Толя взвыл зверем, и на его счастье неподалеку проходила могучая бабушка Матрена Викторовна. Подойдя к забору, из-за которого торчала орущая физиономия, бабушка не сразу заметила член с прищепкой и стала допытываться у Толи, чего он визжит, прижавшись к забору с другой стороны. Он же криками и глазами пытался объяснить, что произошло. Наконец, для нее прояснились все детали этой необычной картины, и она, осенив себя и обжатый прищепкой Толин член крестными знамениями, освободила беднягу.

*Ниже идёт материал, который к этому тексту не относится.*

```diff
diff --git a/vrenderer_amd/passes.py b/vrenderer_amd/passes.py
--- a/vrenderer_amd/passes.py
+++ b/vrenderer_amd/passes.py
@@ -51,6 +51,9 @@
 
     def set_scratch_worst_case(self, enable):
         check(self.lib.vr_context_set_option(self.handle, capi.VR_OPT_SCRATCH_WORST_CASE, int(enable)), "vr_context_set_option")
+
+    def set_frame_fusion(self, enable):
+        check(self.lib.vr_context_set_option(self.handle, capi.VR_OPT_FRAME_FUSION, int(enable)), "vr_context_set_option")
 
     def set_dispatch_events(self, enable):
         check(self.lib.vr_context_set_option(self.handle, capi.VR_OPT_DISPATCH_EVENTS, int(enable)), "vr_context_set_option")
```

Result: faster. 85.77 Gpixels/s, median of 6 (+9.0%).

И вот теперь лысогорский «Толя-дурачок» предстал перед Ли в качестве коллеги — «проэктанта», как любили называть свою профессию сотрудники этой конторы. Легенды, окружавшие его образ в ее стенах, несколько не вязались с реноме уличного психа. Конечно, странностей было немало — от использования брючного кармана для салатов и винегрета до универсальной посуды в виде консервной банки из американских продовольственных солдатских пайков военного времени, в которую наливались и суп, и чай, и компот, и загружалось неопределенное «второе». Эта знаменитая банка сопровождала Толю и в редких командировках, в связи с чем в конторе бытовал такой рассказ: двое Толиных находчивых спутников-сослуживцев, чтобы он не смущал приличное вагонное общество, сказали ему, что билет для него достать не удалось, и он поэтому едет зайцем, а чтобы его не арестовали, ему придется залечь под нижней полкой (тогда багажных ящиков еще не было или в том вагоне их не оказалось). Толя спорить не стал и расположился под полкой, время от времени выдвигая оттуда свою банку для получения очередной порции еды.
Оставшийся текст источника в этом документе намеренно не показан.